A team of HFW lawyers led by Partner Brian Perrott, including Associates Alice Marques and Lee Forsyth, successfully represented Cargill International SA (Cargill) in relation to a dispute dating back to 2008 that focuses on the construction of an off-hire provision in an amended NYPE form, which itself allocates the risk of delay between owners and charterers. Brian Perrott said “We are delighted that Cargill’s faith in its case and its legal team proved well placed”.

On 11 May, in a judgment of some significance, Head Charterers Cargill have won in the English Supreme Court, reversing previous Court findings, that a vessel arrested by a sub-sub-charterer in relation to a sale contract demurrage dispute fell within an off hire proviso or exclusion. The Supreme Court found that the arrested vessel WAS Contractually off-hire and Cargill was not obliged to pay charter hire. The arbitrators original majority decision in Cargill’s favour was restored.

Commenting on the judgment, Brian Perrott said: “The question of whether owners or time charterers bore the burden of the vessel’s (mistaken) arrest, that is, whether the vessel was off-hire or not, is crucial to any owners or charterers in the business. The Supreme Court recognised the difficulty of the issue, but ultimately preferred the reasoning and conclusions of the original London arbitrators that the mistaken arrest of the vessel could not be regarded as having been occasioned by the time charterer’s agents in the sense the wording was used in the off-hire clause.”
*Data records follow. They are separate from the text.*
# wenyuqing/panacea

Measured on AMD Instinct MI355X. Metric: denoising steps/s (6-view x 8-frame 256x512), higher is better.
Workload: dtype f16; 1 GPU; BASELINE config 3: Panacea+ stage-2 UNet+ControlNet, CFG 2 x 8 frames, 6 views, latent 32x384, hint 256x3072, Euler/LegacyDDPM 50-step schedule; precision=precise: split(stream,gn_stt,ff_out,stem,gn_head,gnt)+e4m3-lo, parallelism=single, graph=False, streams=2, hoisted_step_invariants=False, fused_step_tail=True

## Files before the change

### panacea_amd/build.py

```python
from __future__ import annotations

import hashlib
import os
import shutil
import subprocess
import sys
from pathlib import Path

PKG = Path(__file__).resolve().parent
ROOT = PKG.parent
CSRC = PKG / "csrc"
LIBDIR = PKG / "lib"
LIB = LIBDIR / "libpanacea_hip.so"
SOURCES = ["gemm.hip", "gemm_plain.hip", "gemm_conv3x3.hip", "gemm_stencil_tile.hip", "gemm_conv1d.hip", "attn.hip", "attn_split.hip", "norm.hip", "misc.hip"]
HEADERS = [CSRC / "common.h", CSRC / "gemm_kernel.h", ROOT / "include" / "panacea_hip.h"]
FLAGS = ["--offload-arch=gfx950", "-O3", "-std=c++17", "-fPIC", "-Wall", "-Wno-unused-function",
         "-I", str(ROOT / "include"), "-I", str(CSRC)]


def _hipcc() -> str:
    for cand in (os.environ.get("HIPCC"), shutil.which("hipcc"), "/opt/rocm/bin/hipcc"):
        if cand and Path(cand).exists():
            return cand
    raise RuntimeError("hipcc not found (expected /opt/rocm/bin/hipcc)")


def _digest() -> str:
    h = hashlib.sha256()
    for f in [CSRC / s for s in SOURCES] + HEADERS:
        h.update(f.read_bytes())
    h.update(" ".join(f.replace(str(ROOT), "<root>") for f in FLAGS).encode())
    return h.hexdigest()


def library_digest(lib: Path = LIB):
    try:
        blob = Path(lib).read_bytes()
    except OSError:
        return None
    i = blob.find(_DIGEST_MARK)
    if i < 0:
        return None
    j = blob.find(b"\0", i)
    return blob[i + len(_DIGEST_MARK):j].decode(errors="replace")


_DIGEST_MARK = b"pnc-build-digest:"
# ... 40 lines not shown
```

### panacea_amd/csrc/gemm.hip

```cpp
#include "gemm_kernel.h"
#include <math.h>
#include <mutex>

namespace pnc_gemm {

int dispatch_plain(const PncGemmParams& p, unsigned epi, hipStream_t st, bool* ln_fused);
int dispatch_conv3x3(const PncGemmParams& p, unsigned epi, hipStream_t st);
int dispatch_conv1d(const PncGemmParams& p, unsigned epi, hipStream_t st);

__device__ __attribute__((aligned(16))) float g_phi_table[2 * PHI_N];

const float* phi_table_device(hipStream_t st, int* rc) {
    static std::mutex mu;
    static const float* dev_ptr[64] = {};
    int dev = 0;
    (void)hipGetDevice(&dev);
    std::lock_guard<std::mutex> lock(mu);
    const float*& ptr = dev_ptr[dev & 63];
    *rc = PNC_OK;
    if (ptr) return ptr;
    hipStreamCaptureStatus cs = hipStreamCaptureStatusNone;
    if (hipStreamIsCapturing(st, &cs) == hipSuccess && cs != hipStreamCaptureStatusNone) { *rc = PNC_EINVAL; return nullptr; }
    static float host[2 * PHI_N];
    auto phi = [](double x) { return 0.5 * (1.0 + erf(x * 0.70710678118654752440)); };
    for (int i = 0; i < PHI_N; ++i) {
        const double x0 = (double)PHI_X0 + (double)i / PHI_SCALE, x1 = (double)PHI_X0 + (double)(i + 1) / PHI_SCALE;
        host[2 * i] = (float)phi(x0);
        host[2 * i + 1] = (float)(phi(x1) - phi(x0));
    }
    void* d = nullptr;
    if (hipMemcpyToSymbol(HIP_SYMBOL(g_phi_table), host, sizeof(host)) != hipSuccess ||
        hipGetSymbolAddress(&d, HIP_SYMBOL(g_phi_table)) != hipSuccess) {
        *rc = (int)hipGetLastError();
        return nullptr;
    }
    ptr = reinterpret_cast<const float*>(d);
    return ptr;
}

__global__ __launch_bounds__(256) void splitk_reduce_kernel(const PncGemmParams p, const int ksplit) {
    const int n8 = p.N >> 3;
// ... 126 lines not shown
    if (p.a_mode != PNC_A_CONV3X3 && p.x_halo_off) return PNC_EINVAL;
    if (p.gn_part && (p.a_mode != PNC_A_CONV1D_T || !p.out32 || (p.N % 64) || (p.ldc32 % 4) || p.out16t || p.geglu)) return PNC_EINVAL;
    if (p.act != PNC_ACT_NONE && p.act != PNC_ACT_SILU && p.act != PNC_ACT_GELU) return PNC_EINVAL;
    if (p.ldw != 0 && (p.ldw < p.K || p.ldw % 8)) return PNC_EALIGN;
    if (p.rowbias && (p.rb_rows <= 0 || p.rb_mod <= 0)) return PNC_EINVAL;
    if (p.geglu) {
        if ((p.N % 64) || p.out16t || p.out32 || p.res1 || p.res2 || p.rowbias || p.act != PNC_ACT_NONE || !p.out16)
            return PNC_EINVAL;
        if ((p.ldc16 % 8) || !al16(p.out16) || (p.out16_lo && !al16(p.out16_lo)) || (p.bias && !al16(p.bias)))
            return PNC_EALIGN;
    }
    if (p.out16t && ((p.n_split % 128) || p.t_rows <= 0 || p.N <= 32)) return PNC_EINVAL;
    if (p.out16_lo && !p.out16) return PNC_EINVAL;
    if ((p.a_lo_fmt != PNC_LO_F16 && p.a_lo_fmt != PNC_LO_E4M3) || (p.out_lo_fmt != PNC_LO_F16 && p.out_lo_fmt != PNC_LO_E4M3))
        return PNC_EINVAL;
    if (p.out16_lo && p.out_lo_fmt == PNC_LO_E4M3 && p.geglu) return PNC_EINVAL;
    if (p.A_lo && p.a_lo_fmt == PNC_LO_E4M3) {
        if (!p.W_lo || p.w_lo_exp < 1 || p.w_lo_exp > 254) return PNC_EINVAL;
        if ((uintptr_t)p.W_lo & 15) return PNC_EALIGN;
        if (p.K % 16 || (p.ldw_lo != 0 && (p.ldw_lo < p.K || p.ldw_lo % 16))) return PNC_EALIGN;
        if (p.a_mode == PNC_A_PLAIN ? (p.lda % 16 != 0) : (p.Cin % 64 != 0)) return PNC_EALIGN;
    }
    if (!p.out32 && !p.out16 && !p.out16t) return PNC_EINVAL;
    if (p.ln_out16) {
        if (!p.out32 || p.geglu || p.out16t || !p.ln_gamma || !p.ln_beta) return PNC_EINVAL;
        if (p.N % 4 || p.N > 4 * 64 * 12 || p.ldc32 % 4 || p.ldln % 4 || p.ldln < p.N) return PNC_EINVAL;
        if (!al16(p.out32) || !al16(p.ln_gamma) || !al16(p.ln_beta) || (((uintptr_t)p.ln_out16) & 7)) return PNC_EALIGN;
    }
    return PNC_OK;
}
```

Under a charterparty on an amended NYPE form, NYK Bulkship (Atlantic) N.V (NYK) time-chartered the MV GLOBAL SANTOSH to Cargill International SA. In turn, Cargill had sub-chartered the vessel to Sigma Shipping Ltd. Transclear SA (Transclear), who were assumed to be a sub-voyage charterer, sold a cargo of cement to IBG Investment Ltd (IBG) and IBG were named as the notify party on the bill of lading. In accordance with the contract of sale, IBG were responsible for unloading the cargo and were liable to Transclear for any demurrage incurred as a result of delays incurred in the discharge of the cargo. The cargo was to be discharged at Port Harcourt, Nigeria. After suffering delays as a result of congestion, once the vessel was finally called to berth, she was sent back to anchorage because Transclear had obtained an arrest order against the cargo for a demurrage claim against IBG. By mistake, the vessel had also been named in the arrest order. As a result of the arrest order, the cargo could not be unloaded from the vessel.

Cargill, as time-charterers, withheld hire from NYK for the period of time the arrest order was in place in accordance with the following clause in the charter party:

49. Should the vessel be captured or seizure (sic) or detained or arrested by any authority or by any legal process during the currency of this Charter Party, the payment of hire shall be suspended until the time of her release, unless such capture or seizure or detention or arrest is occasioned by any personal act or omission or default of the Charterers or their agents. Any extra expenses incurred by and/or during the above capture or seizure or detention or arrest shall be for Owners’ account.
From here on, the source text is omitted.